» WHAT TO WORK ON: All lines in the records below with the word "second" must be returned.

» SOURCE DATA:
========

# serviceberry3/weiner_slamit_v2

Measured on AMD Instinct MI355X. Metric: frames/sec ORB extract+match @640x480x8lvl, higher is better.
Workload: dtype u8; 1 GPU; BASELINE configs[1]: 640x480 8-level ORB extract (1000 features, FAST 20/7) + brute-force 256-bit Hamming best/second match vs the stream's previous frame; 256 independent streams per GPU per step; distinct_frame_pairs_per_gpu=16, parallelism=streams sharded over 1 GPU(s), no data-path collective

## Files before the change

### weiner_slamit_v2_amd/csrc/hamming.hip

```cpp
#include <hip/hip_runtime.h>
#include <stdint.h>
#include <stdlib.h>
#include <string.h>

#include <algorithm>

#include "../../include/slamit.h"
#include "slamit_internal.h"

#define HM_TILE 256
#ifndef HM_SLICES
#define HM_SLICES 8
#endif
#define HM_QPB (256 / HM_SLICES)

__device__ __forceinline__ unsigned bcnt_acc(unsigned x, unsigned acc) {
    unsigned r;
    asm("v_bcnt_u32_b32 %0, %1, %2" : "=v"(r) : "v"(x), "v"(acc));
    return r;
}
__device__ __forceinline__ unsigned umed3(unsigned a, unsigned b, unsigned c) {
    unsigned r;
    asm("v_med3_u32 %0, %1, %2, %3" : "=v"(r) : "v"(a), "v"(b), "v"(c));
    return r;
}

__global__ __launch_bounds__(256) void hamming_best2_kernel(
    const uint8_t* __restrict__ q, const int* __restrict__ nq_arr, int nq_fixed, size_t q_stride,
    const uint8_t* __restrict__ t, const int* __restrict__ nt_arr, int nt_fixed, size_t t_stride,
    int* __restrict__ best_idx, int* __restrict__ best, int* __restrict__ second, size_t out_stride) {
    __shared__ uint4 tile[HM_TILE * 2];
    const int pair = blockIdx.y;
    const int nq = nq_arr ? nq_arr[pair] : nq_fixed;
    const int nt = nt_arr ? nt_arr[pair] : nt_fixed;
    const int tid = threadIdx.x;
    const int qi = blockIdx.x * HM_QPB + tid / HM_SLICES;
    const int slice = tid % HM_SLICES;
    if (blockIdx.x * HM_QPB >= nq) return;
    const uint4* Q = reinterpret_cast<const uint4*>(q + (size_t)pair * q_stride);
    const uint4* T = reinterpret_cast<const uint4*>(t + (size_t)pair * t_stride);
    uint4 a0 = make_uint4(0, 0, 0, 0), a1 = a0;
    const bool live = qi < nq;
    if (live) { a0 = Q[2 * (size_t)qi]; a1 = Q[2 * (size_t)qi + 1]; }
    unsigned kb = 0xFFFFFFFFu, ks = 0xFFFFFFFFu;
    const uint4 zero = make_uint4(0, 0, 0, 0);
    uint4 p0 = zero, p1 = zero;
    if (nt > 0) {
        const int last = 2 * min(nt, HM_TILE) - 1;
        p0 = T[min(tid, last)]; p1 = T[min(tid + 256, last)];
    }
    for (int base = 0; base < nt; base += HM_TILE) {
        const int rows = min(HM_TILE, nt - base);
        __syncthreads();
        tile[tid] = p0; tile[tid + 256] = p1;
        __syncthreads();
        if (base + HM_TILE < nt) {
            const int last = 2 * min(HM_TILE, nt - base - HM_TILE) - 1;
            const uint4* Tn = T + 2 * (size_t)(base + HM_TILE);
            p0 = Tn[min(tid, last)]; p1 = Tn[min(tid + 256, last)];
        }
#define HM_DIST(T0, T1) bcnt_acc(a1.w ^ T1.w, bcnt_acc(a1.z ^ T1.z, bcnt_acc(a1.y ^ T1.y, bcnt_acc(a1.x ^ T1.x, \
                        bcnt_acc(a0.w ^ T0.w, bcnt_acc(a0.z ^ T0.z, bcnt_acc(a0.y ^ T0.y, bcnt_acc(a0.x ^ T0.x, 0u))))))))
#define HM_TAKE(D, J) do { const unsigned k = ((D) << 16) | (unsigned)(base + (J)); \
            ks = umed3(kb, ks, k);    \
            kb = min(kb, k); } while (0)
        int j = slice;
        for (; j + 3 * HM_SLICES < rows; j += 4 * HM_SLICES) {
            const uint4 t00 = tile[2 * j], t01 = tile[2 * j + 1], t10 = tile[2 * (j + HM_SLICES)], t11 = tile[2 * (j + HM_SLICES) + 1];
            const uint4 t20 = tile[2 * (j + 2 * HM_SLICES)], t21 = tile[2 * (j + 2 * HM_SLICES) + 1];
            const uint4 t30 = tile[2 * (j + 3 * HM_SLICES)], t31 = tile[2 * (j + 3 * HM_SLICES) + 1];
            const unsigned d0 = HM_DIST(t00, t01), d1 = HM_DIST(t10, t11), d2 = HM_DIST(t20, t21), d3 = HM_DIST(t30, t31);
            HM_TAKE(d0, j); HM_TAKE(d1, j + HM_SLICES); HM_TAKE(d2, j + 2 * HM_SLICES); HM_TAKE(d3, j + 3 * HM_SLICES);
        }
        for (; j < rows; j += HM_SLICES) { const uint4 t0 = tile[2 * j], t1 = tile[2 * j + 1]; const unsigned d = HM_DIST(t0, t1); HM_TAKE(d, j); }
#undef HM_DIST
#undef HM_TAKE
    }
#pragma unroll
    for (int m = 1; m < HM_SLICES; m <<= 1) {
        const unsigned ob = (unsigned)__shfl_xor((int)kb, m, 64), os = (unsigned)__shfl_xor((int)ks, m, 64);
        ks = min(min(ks, os), max(kb, ob));
        kb = min(kb, ob);
    }
    const int b = kb == 0xFFFFFFFFu ? 256 : (int)(kb >> 16), bi = kb == 0xFFFFFFFFu ? -1 : (int)(kb & 0xFFFFu);
    const int s = ks == 0xFFFFFFFFu ? 256 : (int)(ks >> 16);
    if (live && slice == 0) {
        size_t o = (size_t)pair * out_stride + qi;
        best_idx[o] = bi; best[o] = b; second[o] = s;
    }
}

typedef int hm_v4i __attribute__((ext_vector_type(4)));
typedef int hm_v16i __attribute__((ext_vector_type(16)));
#define HMM_MAX_TRAIN 8192
#define HMM_NONE 0x40000000
#define HMM_EMPTY 0x7F000000

__device__ __forceinline__ hm_v4i hm_unpack_q(const uint4 w, const int s) {
    const unsigned hi = 0x80808080u, mid = 0x40404040u;
    hm_v4i r;
    r.x = (int)__builtin_amdgcn_bitop3_b32(w.x << (7 - s), hi, mid, 0xEA);
    r.y = (int)__builtin_amdgcn_bitop3_b32(w.y << (7 - s), hi, mid, 0xEA);
    r.z = (int)__builtin_amdgcn_bitop3_b32(w.z << (7 - s), hi, mid, 0xEA);
    r.w = (int)__builtin_amdgcn_bitop3_b32(w.w << (7 - s), hi, mid, 0xEA);
    return r;
}
__device__ __forceinline__ hm_v4i hm_unpack_t(const uint4 w, const int s) {
    const unsigned hi = 0x80808080u, mid = 0x40404040u;
    hm_v4i r;
    r.x = (int)__builtin_amdgcn_bitop3_b32(w.x << (7 - s), hi, mid, 0xAE);
    r.y = (int)__builtin_amdgcn_bitop3_b32(w.y << (7 - s), hi, mid, 0xAE);
    r.z = (int)__builtin_amdgcn_bitop3_b32(w.z << (7 - s), hi, mid, 0xAE);
    r.w = (int)__builtin_amdgcn_bitop3_b32(w.w << (7 - s), hi, mid, 0xAE);
    return r;
}
__device__ __forceinline__ int imed3_after(int a, int b, int c, int after) {
    int r;
    asm("v_med3_i32 %0, %1, %2, %3" : "=v"(r) : "v"(a), "v"(b), "v"(c), "v"(after));
    return r;
}

#define HMM_WAVES 4
#define HMM_NT 4

__device__ __forceinline__ void hm_merge2(int& kb, int& ks, int ob, int os) {
    ks = min(min(ks, os), max(kb, ob));
    kb = min(kb, ob);
}

__global__ __launch_bounds__(64 * HMM_WAVES) __attribute__((amdgpu_waves_per_eu(2, 2))) void hamming_best2_mfma_kernel(
    const uint8_t* __restrict__ q, const int* __restrict__ nq_arr, int nq_fixed, size_t q_stride,
    const uint8_t* __restrict__ t, const int* __restrict__ nt_arr, int nt_fixed, size_t t_stride,
    int* __restrict__ best_idx, int* __restrict__ best, int* __restrict__ second, size_t out_stride) {
    __shared__ int s_keys[HMM_WAVES - 1][64][2 * HMM_NT];
    const int pair = blockIdx.y;
    const int nq = __builtin_amdgcn_readfirstlane(nq_arr ? nq_arr[pair] : nq_fixed);
    const int nt = __builtin_amdgcn_readfirstlane(min(nt_arr ? nt_arr[pair] : nt_fixed, HMM_MAX_TRAIN));
    const int qbase = blockIdx.x * 32 * HMM_NT;
    if (qbase >= nq) return;
    const int wv = __builtin_amdgcn_readfirstlane(threadIdx.x >> 6);
    const int lane = threadIdx.x & 63;
    const int col = lane & 31, h = lane >> 5;
    const uint4* Q = reinterpret_cast<const uint4*>(q + (size_t)pair * q_stride);
    const uint4* T = reinterpret_cast<const uint4*>(t + (size_t)pair * t_stride);
    hm_v4i bq[HMM_NT][8];
#pragma unroll
    for (int u = 0; u < HMM_NT; ++u) {
        const uint4 w = Q[2 * (size_t)min(qbase + 32 * u + col, nq - 1) + h];
#pragma unroll
        for (int s = 0; s < 8; ++s) bq[u][s] = hm_unpack_q(w, s);
    }
    hm_v16i cinit;
#pragma unroll
    for (int r = 0; r < 16; ++r) cinit[r] = 4 * h + (r & 3) + 8 * (r >> 2);
    int kb[HMM_NT], ks[HMM_NT];
#pragma unroll
    for (int u = 0; u < HMM_NT; ++u) kb[u] = ks[u] = HMM_EMPTY;
    const int ntiles = (nt + 31) >> 5;
    uint4 wt = make_uint4(0u, 0u, 0u, 0u);
    if (wv < ntiles) wt = T[2 * (size_t)min(wv * 32 + col, nt - 1) + h];
    int tile = wv;
    for (; tile < ntiles; tile += HMM_WAVES) {
        const uint4 w = wt;
        if (tile + HMM_WAVES < ntiles) wt = T[2 * (size_t)min((tile + HMM_WAVES) * 32 + col, nt - 1) + h];
        hm_v16i c[HMM_NT];
        {
            const hm_v4i a = hm_unpack_t(w, 0);
            hm_v16i cm = cinit;
            if (tile * 32 + 32 > nt) {
#pragma unroll
                for (int r = 0; r < 16; ++r) cm[r] = tile * 32 + cinit[r] < nt ? cinit[r] : HMM_NONE;
            }
#pragma unroll
            for (int u = 0; u < HMM_NT; ++u) c[u] = __builtin_amdgcn_mfma_i32_32x32x32_i8(a, bq[u][0], cm, 0, 0, 0);
        }
#pragma unroll
        for (int s = 1; s < 8; ++s) {
            const hm_v4i a = hm_unpack_t(w, s);
#pragma unroll
            for (int u = 0; u < HMM_NT; ++u) c[u] = __builtin_amdgcn_mfma_i32_32x32x32_i8(a, bq[u][s], c[u], 0, 0, 0);
        }
        if (tile != wv) {
#pragma unroll
            for (int u = 0; u < HMM_NT; ++u) { kb[u] -= 32 * HMM_WAVES; ks[u] -= 32 * HMM_WAVES; }
        }
#pragma unroll
        for (int u = 0; u < HMM_NT; ++u) {
#pragma unroll
            for (int r = 0; r < 16; ++r) {
                const int n = min(kb[u], c[u][r]);
                ks[u] = imed3_after(kb[u], ks[u], c[u][r], n);
                kb[u] = n;
            }
        }
    }
    if (tile != wv) {
        const int base = (tile - HMM_WAVES) * 32;
#pragma unroll
        for (int u = 0; u < HMM_NT; ++u) { kb[u] += base; ks[u] += base; }
    }
#pragma unroll
    for (int u = 0; u < HMM_NT; ++u) hm_merge2(kb[u], ks[u], __shfl_xor(kb[u], 32, 64), __shfl_xor(ks[u], 32, 64));
    if (wv > 0) {
#pragma unroll
        for (int u = 0; u < HMM_NT; ++u) { s_keys[wv - 1][lane][2 * u] = kb[u]; s_keys[wv - 1][lane][2 * u + 1] = ks[u]; }
    }
    __syncthreads();
    if (wv != 0 || h != 0) return;
#pragma unroll
    for (int o = 0; o < HMM_WAVES - 1; ++o) {
#pragma unroll
        for (int u = 0; u < HMM_NT; ++u) hm_merge2(kb[u], ks[u], s_keys[o][lane][2 * u], s_keys[o][lane][2 * u + 1]);
    }
#pragma unroll
    for (int u = 0; u < HMM_NT; ++u) {
        const int qi = qbase + 32 * u + col;
        if (qi >= nq) continue;
        const bool hb = kb[u] < 0x20000000, hs = ks[u] < 0x20000000;
        const size_t o = (size_t)pair * out_stride + qi;
        best_idx[o] = hb ? ((kb[u] + (1 << 20)) & 8191) : -1;
        best[o] = hb ? ((kb[u] + (1 << 20)) >> 13) : 256;
        second[o] = hs ? ((ks[u] + (1 << 20)) >> 13) : 256;
    }
}
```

========

» ANSWER BOX:
Workload: dtype u8; 1 GPU; BASELINE configs[1]: 640x480 8-level ORB extract (1000 features, FAST 20/7) + brute-force 256-bit Hamming best/second match vs the stream's previous frame; 256 independent streams per GPU per step; distinct_frame_pairs_per_gpu=16, parallelism=streams sharded over 1 GPU(s), no data-path collective
    int* __restrict__ best_idx, int* __restrict__ best, int* __restrict__ second, size_t out_stride) {
        best_idx[o] = bi; best[o] = b; second[o] = s;
    int* __restrict__ best_idx, int* __restrict__ best, int* __restrict__ second, size_t out_stride) {
        second[o] = hs ? ((ks[u] + (1 << 20)) >> 13) : 256;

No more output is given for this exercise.